La demande est rejetée en ce qui concerne les autres services considérés comme différents. Étant donné que la similitude des services est une condition nécessaire pour l’existence d’un risque de confusion, la demande dirigée contre ces services ne peut être accueillie.
FRAIS
En vertu de l’article 109, paragraphe 1, du RMUE, la partie perdante dans une procédure d’annulation supporte les taxes ainsi que les frais exposés par l’autre partie. Conformément à l’article 109, paragraphe 3, du RMUE, dans la mesure où les parties succombent respectivement sur un ou plusieurs chefs ou dans la mesure où l’équité l’exige, la division d’annulation décide d’une répartition différente des frais.
Étant donné que l’annulation est confirmée pour une partie seulement des services contestés, les deux parties ont succombé chacune sur un ou plusieurs chefs. Chaque partie doit donc supporter ses propres frais.

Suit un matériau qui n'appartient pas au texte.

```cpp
int crimac_nchw_to_nhwc(int prec, const float* in, void* out, int B, int C, int H, int W, long ld,
                        void* stream);


int crimac_colstats(int prec, const void* y, long ld, long M, int C, double* sum, double* sumsq,
                    void* stream);
int crimac_colsum_f32(int prec, const void* y, long ld, long M, int C, float* sum, void* stream);
int crimac_sum_replicas(const double* src, int replicas, long stride, int n, double* dst_f64,
                        float* dst_f32, const double* src_b, double* dst_b_f64, void* stream);
int crimac_bn_finalize(const double* sum, const double* sumsq, int replicas, long M, int C, const float* gamma,
                       const float* beta, float eps, float momentum, float* running_mean,
                       float* running_var, long long* num_batches_tracked, float* mean,
                       float* invstd, float* scale, float* shift, void* stream);
// ... 226 lines not shown
```

Baseline: 2927 patches/s.

## Zero packed wgrad buffers during unpack and skip full gradient memsets

The wgrad unpack kernels can now zero the packed dw buffer behind themselves. This replaces the full dw_packed.zero_() each step, which is only redone when a step left the buffer dirty. The full flat_g memset becomes a ranged zero covering only the gradient regions the unpack table does not overwrite. The table unpack kernel also becomes a persistent, prefetching, vectorised-store loop over tiles, sorted by tap count. This removes two large memset passes per step, at the cost of more intricate invariants: the buffers must start clean, and the scheme is restricted to dw_splits<=1.

Result: no change. 2940 patches/s, median of 6 (+0.5%).

```diff
diff --git a/crimac_classifiers_unet_amd/csrc/elementwise.hip b/crimac_classifiers_unet_amd/csrc/elementwise.hip
--- a/crimac_classifiers_unet_amd/csrc/elementwise.hip
+++ b/crimac_classifiers_unet_amd/csrc/elementwise.hip
@@ -5,6 +5,7 @@
 
 #include "common.h"
 #include "bnb_sums.h"
+#include "whole_rounds.h"
 
 static thread_local char g_err[512] = "";
 void crimac_set_error(const char* fmt, ...) {
@@ -34,32 +35,6 @@
   return (int)b;
 }
 
-struct ResidentEntry { const void* fn; int dev, blocks; };
-static ResidentEntry g_resident[96];
-static int g_resident_n = 0;
-static std::mutex g_resident_mu;
-template <typename K>
-inline int whole_rounds(K kernel, size_t lds, int grid, int block = 256) {
-  int dev = 0;
-  if (grid <= 256 || hipGetDevice(&dev) != hipSuccess) return grid;
-  const void* fn = reinterpret_cast<const void*>(kernel);
-  int blocks = 0;
-  {
-    std::lock_guard<std::mutex> lk(g_resident_mu);
-    for (int i = 0; i < g_resident_n; ++i)
-      if (g_resident[i].fn == fn && g_resident[i].dev == dev) blocks = g_resident[i].blocks;
-    if (blocks == 0) {
-      int per_cu = 0, cus = 0;
-      if (hipOccupancyMaxActiveBlocksPerMultiprocessor(&per_cu, kernel, block, lds) == hipSuccess &&
-          hipDeviceGetAttribute(&cus, hipDeviceAttributeMultiprocessorCount, dev) == hipSuccess && per_cu > 0 && cus > 0)
-        blocks = per_cu * cus;
-      else
-        blocks = -1;
-      if (g_resident_n < 96) g_resident[g_resident_n++] = ResidentEntry{fn, dev, blocks};
-    }
-  }
-  return (blocks > 0 && grid > blocks) ? blocks : grid;
-}
 
 template <typename T>
 __global__ void nchw_to_nhwc_kernel(const float* __restrict__ in, T* __restrict__ out, int C, long HW,
@@ -163,27 +138,37 @@
   }
 }
 
-__global__ void unpack_wgrad_conv_kernel(const float* __restrict__ dw, int Co, int Ci, int Ci_pad,
-                                         float* __restrict__ grad) {
+__global__ void unpack_wgrad_conv_kernel(float* __restrict__ dw, int Co, int Ci, int Ci_pad,
+                                         float* __restrict__ grad, int zero) {
   const long n = (long)Co * Ci * 9;
   for (long i = blockIdx.x * (long)blockDim.x + threadIdx.x; i < n;
        i += (long)gridDim.x * blockDim.x) {
     const int t = (int)(i % 9);
     const long r = i / 9;
     const int ci = (int)(r % Ci), co = (int)(r / Ci);
-    grad[i] = dw[((long)t * Co + co) * Ci_pad + ci];
-  }
-}
-
-__global__ void unpack_wgrad_upconv_kernel(const float* __restrict__ dw, int Ci, int Co,
-                                           float* __restrict__ grad) {
+    float* src = dw + ((long)t * Co + co) * Ci_pad + ci;
+    grad[i] = *src;
+    if (zero) *src = 0.f;
+  }
+  if (zero && Ci_pad > Ci) {
+    const int npad = Ci_pad - Ci;
+    const long m = 9L * Co * npad;
+    for (long i = blockIdx.x * (long)blockDim.x + threadIdx.x; i < m; i += (long)gridDim.x * blockDim.x)
+      dw[(i / npad) * Ci_pad + Ci + (int)(i % npad)] = 0.f;
+  }
+}
+
+__global__ void unpack_wgrad_upconv_kernel(float* __restrict__ dw, int Ci, int Co,
+                                           float* __restrict__ grad, int zero) {
   const long n = (long)Ci * Co * 4;
   for (long i = blockIdx.x * (long)blockDim.x + threadIdx.x; i < n;
        i += (long)gridDim.x * blockDim.x) {
     const int ab = (int)(i % 4);
     const long r = i / 4;
     const int co = (int)(r % Co), ci = (int)(r / Co);
-    grad[i] = dw[((long)ab * Ci + ci) * Co + co];
+    float* src = dw + ((long)ab * Ci + ci) * Co + co;
+    grad[i] = *src;
+    if (zero) *src = 0.f;
   }
 }
 
@@ -1280,22 +1265,34 @@
   return CRIMAC_OK;
 }
 
+extern "C" int crimac_unpack_wgrad_conv3x3_flags(float* dw, int Co, int Ci, int Ci_pad, float* grad, int flags,
+                                                 void* stream) {
+  CRIMAC_REQUIRE(dw && grad && Co > 0 && Ci > 0 && Ci_pad >= Ci && (flags & ~CRIMAC_UNPACK_ZERO_BEHIND) == 0,
+                 "unpack_wgrad_conv3x3: bad arguments");
+  hipLaunchKernelGGL(unpack_wgrad_conv_kernel, dim3(grid_for(9L * Co * Ci, 256)), dim3(256), 0, ST, dw,
+                     Co, Ci, Ci_pad, grad, (flags & CRIMAC_UNPACK_ZERO_BEHIND) ? 1 : 0);
+  CRIMAC_LAUNCH_CHECK();
+  return CRIMAC_OK;
+}
+
 extern "C" int crimac_unpack_wgrad_conv3x3(const float* dw, int Co, int Ci, int Ci_pad, float* grad,
                                            void* stream) {
-  CRIMAC_REQUIRE(dw && grad && Co > 0 && Ci > 0 && Ci_pad >= Ci, "unpack_wgrad_conv3x3: bad arguments");
-  hipLaunchKernelGGL(unpack_wgrad_conv_kernel, dim3(grid_for(9L * Co * Ci, 256)), dim3(256), 0, ST, dw,
-                     Co, Ci, Ci_pad, grad);
+  return crimac_unpack_wgrad_conv3x3_flags(const_cast<float*>(dw), Co, Ci, Ci_pad, grad, 0, stream);
+}
+
+extern "C" int crimac_unpack_wgrad_upconv2x2_flags(float* dw, int Ci, int Co, float* grad, int flags,
+                                                   void* stream) {
+  CRIMAC_REQUIRE(dw && grad && Co > 0 && Ci > 0 && (flags & ~CRIMAC_UNPACK_ZERO_BEHIND) == 0,
+                 "unpack_wgrad_upconv2x2: bad arguments");
+  hipLaunchKernelGGL(unpack_wgrad_upconv_kernel, dim3(grid_for(4L * Co * Ci, 256)), dim3(256), 0, ST,
+                     dw, Ci, Co, grad, (flags & CRIMAC_UNPACK_ZERO_BEHIND) ? 1 : 0);
   CRIMAC_LAUNCH_CHECK();
   return CRIMAC_OK;
 }
 
 extern "C" int crimac_unpack_wgrad_upconv2x2(const float* dw, int Ci, int Co, float* grad,
                                              void* stream) {
-  CRIMAC_REQUIRE(dw && grad && Co > 0 && Ci > 0, "unpack_wgrad_upconv2x2: bad arguments");
-  hipLaunchKernelGGL(unpack_wgrad_upconv_kernel, dim3(grid_for(4L * Co * Ci, 256)), dim3(256), 0, ST,
-                     dw, Ci, Co, grad);
-  CRIMAC_LAUNCH_CHECK();
-  return CRIMAC_OK;
+  return crimac_unpack_wgrad_upconv2x2_flags(const_cast<float*>(dw), Ci, Co, grad, 0, stream);
 }
 
 static int colreduce_grid(long M, int C) {
diff --git a/crimac_classifiers_unet_amd/csrc/pack.hip b/crimac_classifiers_unet_amd/csrc/pack.hip
--- a/crimac_classifiers_unet_amd/csrc/pack.hip
+++ b/crimac_classifiers_unet_amd/csrc/pack.hip
@@ -1,4 +1,5 @@
 #include "common.h"
+#include "whole_rounds.h"
 
 namespace {
 
@@ -84,6 +85,42 @@
   unsigned short* hi = buf + wfrag_index(t, r, c, R, 2 * rowlen);
   unsigned short* lo = buf + wfrag_index(t, r, c + il_cb(rowlen), R, 2 * rowlen);
   put_planes8(v, 2, hi, lo, 0, 0, fp16);
+}
+
+struct TileAt {
+  int l, o0, i0;
+};
+__device__ __forceinline__ TileAt tile_at(const Table& tb, int item) {
+  TileAt a;
+  a.l = find_layer(tb, item);
+  const LayerDesc& d = tb.d[a.l];
+  const int tiles_inner = ((d.kind == 1 ? d.Co : d.Ci_pad) + TILE - 1) / TILE;
+  const int tidx = item - tb.first[a.l];
+  a.o0 = (tidx / tiles_inner) * TILE;
+  a.i0 = (tidx % tiles_inner) * TILE;
+  return a;
+}
+
+template <int T>
+__device__ __forceinline__ void rows_store(float* grad, int inner, int o0, int i0, const float (&tile)[TILE][TILE * 9 + 1]) {
+#pragma unroll 3
+  for (int j = 0; j < T; ++j) {
+    const int k = threadIdx.x + 256 * j, row = k / (8 * T), c4 = k % (8 * T);
+    f32x4 v;
+#pragma unroll
+    for (int e = 0; e < 4; ++e) v[e] = tile[row][4 * c4 + e];
+    *(reinterpret_cast<f32x4*>(grad + ((long)(o0 + row) * inner + i0) * T) + c4) = v;
+  }
+}
+#define CRIMAC_FOR_TAPS(T, ...)          \
+  do {                                   \
+    if ((T) == 9) { __VA_ARGS__(9); }    \
+    else if ((T) == 4) { __VA_ARGS__(4); } \
+    else { __VA_ARGS__(1); }             \
+  } while (0)
+
+__device__ __forceinline__ bool rows_aligned(const void* p, const Geo& g, int i0) {
+  return g.inner - i0 >= TILE && (g.inner * g.taps) % 4 == 0 && (reinterpret_cast<uintptr_t>(p) & 15) == 0;
 }
 
 __global__ __launch_bounds__(256) void pack_layers_kernel(Table tb, int planes_arg) {
@@ -181,38 +218,112 @@
   *reinterpret_cast<f32x4*>(base + j * st) = acc;
 }
 
-__global__ __launch_bounds__(256) void unpack_layers_kernel(Table tb) {
+__global__ __launch_bounds__(256, 4) void unpack_layers_kernel(Table tb, int zero_behind) {
   __shared__ float tile[TILE][TILE * 9 + 1];
-  const int l = find_layer(tb, blockIdx.x);
-  const LayerDesc& d = tb.d[l];
-  const Geo g = geo_of(d.kind, d.Co, d.Ci, d.Ci_pad);
-  const int tidx = blockIdx.x - tb.first[l];
-  const int o0 = (tidx / g.tiles_inner) * TILE, i0 = (tidx % g.tiles_inner) * TILE;
-  const int T = g.taps, run = TILE * T;
-  const int nin = g.inner - i0 < TILE ? (g.inner - i0 > 0 ? g.inner - i0 : 0) : TILE;
+  const int total = tb.first[tb.n];
+  int item = blockIdx.x;
+  if (item >= total) return;
+  f32x4 regs[9];
+  TileAt at = tile_at(tb, item);
+  bool pre = false;
+#define CRIMAC_PACKED_ROW(dd, gg, aa, t)                                                                              \
+  (reinterpret_cast<f32x4*>(const_cast<float*>((dd).dw) + ((long)(t) * (gg).outer + (aa).o0 + (threadIdx.x >> 3)) * (gg).inner_pad + \
+                            (aa).i0) + (threadIdx.x & 7))
+#define CRIMAC_PACKED_OK(dd, gg, aa)                                                                                  \
+  ((dd).dw_splits <= 1 && (gg).inner - (aa).i0 >= TILE && (gg).inner_pad % 4 == 0 && (reinterpret_cast<uintptr_t>((dd).dw) & 15) == 0)
+  {
+    const LayerDesc& d = tb.d[at.l];
+    const Geo g = geo_of(d.kind, d.Co, d.Ci, d.Ci_pad);
+    if (CRIMAC_PACKED_OK(d, g, at)) {
+#pragma unroll
+      for (int t = 0; t < 9; ++t)
+        if (t < g.taps) regs[t] = *CRIMAC_PACKED_ROW(d, g, at, t);
+      pre = true;
+    }
+  }
+  while (true) {
+    const LayerDesc& d = tb.d[at.l];
+    const Geo g = geo_of(d.kind, d.Co, d.Ci, d.Ci_pad);
+    const int o0 = at.o0, i0 = at.i0;
+    const int T = g.taps;
+    const int nin = g.inner - i0 < TILE ? (g.inner - i0 > 0 ? g.inner - i0 : 0) : TILE;
+    if (pre) {
+      const int ol = threadIdx.x >> 3, il = (threadIdx.x & 7) * 4;
+#pragma unroll
+      for (int t = 0; t < 9; ++t)
+        if (t < T) {
+#pragma unroll
+          for (int e = 0; e < 4; ++e) tile[ol][(il + e) * T + t] = regs[t][e];
+        }
+      if (zero_behind) {
+#pragma unroll
+        for (int t = 0; t < 9; ++t)
+          if (t < T) *CRIMAC_PACKED_ROW(d, g, at, t) = f32x4{0.f, 0.f, 0.f, 0.f};
+      }
+    } else {
 #pragma unroll 2
-  for (int idx = threadIdx.x; idx < T * TILE * TILE; idx += 256) {
-    const int il = idx % TILE, ol = (idx / TILE) % TILE, t = idx / (TILE * TILE);
-    if (il < nin) {
-      const float* src = d.dw + ((long)t * g.outer + o0 + ol) * g.inner_pad + i0 + il;
-      const int nsl = d.dw_splits < kFold ? d.dw_splits : kFold;
-      float v0 = src[0], v1 = 0.f, v2 = 0.f, v3 = 0.f;
-      int sp = 1;
-      for (; sp + 3 < nsl; sp += 4) {
-        const float a = src[(long)sp * d.dw_stride], b = src[(long)(sp + 1) * d.dw_stride];
-        const float c = src[(long)(sp + 2) * d.dw_stride], e = src[(long)(sp + 3) * d.dw_stride];
-        v0 += a; v1 += b; v2 += c; v3 += e;
-      }
-      for (; sp < nsl; ++sp) v0 += src[(long)sp * d.dw_stride];
-      tile[ol][il * T + t] = (v0 + v1) + (v2 + v3);
-    }
-  }
-  __syncthreads();
-  const int valid = nin * T;
-  for (int ol = threadIdx.x >> 6; ol < TILE; ol += 4) {
-    float* dst = d.grad + ((long)(o0 + ol) * g.inner + i0) * T;
-    for (int r = threadIdx.x & 63; r < valid; r += 64) dst[r] = tile[ol][r];
-  }
+      for (int idx = threadIdx.x; idx < T * TILE * TILE; idx += 256) {
+        const int il = idx % TILE, ol = (idx / TILE) % TILE, t = idx / (TILE * TILE);
+        float* src = const_cast<float*>(d.dw) + ((long)t * g.outer + o0 + ol) * g.inner_pad + i0 + il;
+        if (il < nin) {
+          const int nsl = d.dw_splits < kFold ? d.dw_splits : kFold;
+          float v0 = src[0], v1 = 0.f, v2 = 0.f, v3 = 0.f;
+          int sp = 1;
+          for (; sp + 3 < nsl; sp += 4) {
+            const float a = src[(long)sp * d.dw_stride], b = src[(long)(sp + 1) * d.dw_stride];
+            const float c = src[(long)(sp + 2) * d.dw_stride], e = src[(long)(sp + 3) * d.dw_stride];
+            v0 += a; v1 += b; v2 += c; v3 += e;
+          }
+          for (; sp < nsl; ++sp) v0 += src[(long)sp * d.dw_stride];
+          tile[ol][il * T + t] = (v0 + v1) + (v2 + v3);
+        }
+        if (zero_behind && i0 + il < g.inner_pad) src[0] = 0.f;
+      }
+    }
+    __syncthreads();
+    const int next = item + gridDim.x;
+    TileAt nat = at;
+    bool npre = false;
+    if (next < total) {
+      nat = tile_at(tb, next);
+      const LayerDesc& nd = tb.d[nat.l];
+      const Geo ng = geo_of(nd.kind, nd.Co, nd.Ci, nd.Ci_pad);
+      if (CRIMAC_PACKED_OK(nd, ng, nat)) {
+#pragma unroll
+        for (int t = 0; t < 9; ++t)
+          if (t < ng.taps) regs[t] = *CRIMAC_PACKED_ROW(nd, ng, nat, t);
+        npre = true;
+      }
+    }
+    if (rows_aligned(d.grad, g, i0)) {
+#define CRIMAC_STORE(TT) rows_store<TT>(d.grad, g.inner, o0, i0, tile)
+      CRIMAC_FOR_TAPS(T, CRIMAC_STORE);
+    } else {
+      const int valid = nin * T;
+      for (int ol = threadIdx.x >> 6; ol < TILE; ol += 4) {
+        float* dst = d.grad + ((long)(o0 + ol) * g.inner + i0) * T;
+        for (int r = threadIdx.x & 63; r < valid; r += 64) dst[r] = tile[ol][r];
+      }
+    }
+    if (next >= total) break;
+    __syncthreads();
+    item = next; at = nat; pre = npre;
+  }
+}
+
+constexpr int kMaxRanges = 64;
+struct RangeTable {
+  long first[kMaxRanges], count[kMaxRanges];
+  int block0[kMaxRanges + 1];
+  int n;
+};
+__global__ __launch_bounds__(256) void zero_ranges_kernel(float* base, RangeTable rt) {
+  int r = 0;
+  while (r + 1 < rt.n && (int)blockIdx.x >= rt.block0[r + 1]) ++r;
+  const long lo = (long)(blockIdx.x - rt.block0[r]) * 4096;
+  const long hi = lo + 4096 < rt.count[r] ? lo + 4096 : rt.count[r];
+  float* p = base + rt.first[r];
+  for (long i = lo + threadIdx.x; i < hi; i += 256) p[i] = 0.f;
 }
 
 struct HostDesc {
@@ -225,13 +336,25 @@
   long dw_stride;
 };
 
-int run_layers(const HostDesc* descs, int n, int mode, int planes_arg, hipStream_t st) {
+template <typename K>
+int persistent_grid(K kernel, int total) {
+  const int resident = whole_rounds(kernel, 0, total);
+  const int per_wg = (total + resident - 1) / resident;
+  return (total + per_wg - 1) / per_wg;
+}
+
+int run_layers(const HostDesc* descs, int n, int mode, int planes_arg, hipStream_t st, int flags = 0) {
   const int planes = planes_arg & 15;
   for (int base = 0; base < n; base += kMaxLayers) {
     Table tb;
     tb.n = n - base < kMaxLayers ? n - base : kMaxLayers;
     int total = 0;
-    for (int i = 0; i < tb.n; ++i) {
+    int order[kMaxLayers], no = 0;
+    for (int taps = 9; taps >= 1; --taps)
+      for (int i = 0; i < tb.n; ++i)
+        if (taps_of(descs[base + i].kind & 3) == taps) order[no++] = i;
+    for (int s = 0; s < tb.n; ++s) {
+      const int i = order[s];
       HostDesc h = descs[base + i];
       const int frag = ((h.kind & CRIMAC_LAYER_FWD_FRAG) ? 1 : 0) | ((h.kind & CRIMAC_LAYER_DG_FRAG) ? 2 : 0);
       CRIMAC_REQUIRE((h.kind & ~(3 | CRIMAC_LAYER_FWD_FRAG | CRIMAC_LAYER_DG_FRAG)) == 0 && (h.kind & 3) != 3 && h.Co > 0 &&
@@ -261,8 +384,10 @@
                        base + i);
       } else {
         CRIMAC_REQUIRE(h.dw && h.grad, "layer %d: missing dw / grad pointers", base + i);
-      }
-      LayerDesc& d = tb.d[i];
+        CRIMAC_REQUIRE(!(flags & CRIMAC_UNPACK_ZERO_BEHIND) || h.dw_splits <= 1,
+                       "layer %d: CRIMAC_UNPACK_ZERO_BEHIND is for finished sums (dw_splits <= 1), not for partial slabs", base + i);
+      }
+      LayerDesc& d = tb.d[s];
       d.w = h.w; d.grad = h.grad; d.dw = h.dw;
       d.fwd_hi = (unsigned short*)h.fwd_hi; d.fwd_lo = (unsigned short*)h.fwd_lo;
       d.dg_hi = (unsigned short*)h.dg_hi; d.dg_lo = (unsigned short*)h.dg_lo;
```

Décision d’annulation n° C 50 772 Page 21 sur 21
La division d’annulation
Richard BIANCHI Frédérique SULPICE Zuzanna STOJKOWICZ
Conformément à l’article 67 du RMUE, toute partie lésée par cette décision peut former un recours à son encontre. Conformément à l’article 68 du RMUE, le recours doit être formé par écrit auprès de l’Office dans un délai de deux mois à compter du jour de la notification de la présente décision. Il doit être déposé dans la langue de procédure de la décision attaquée. En outre, un mémoire exposant les motifs du recours doit être déposé par écrit dans un délai de quatre mois à compter de cette même date. Le recours n’est considéré comme formé qu’après paiement de la taxe de recours de 720 EUR.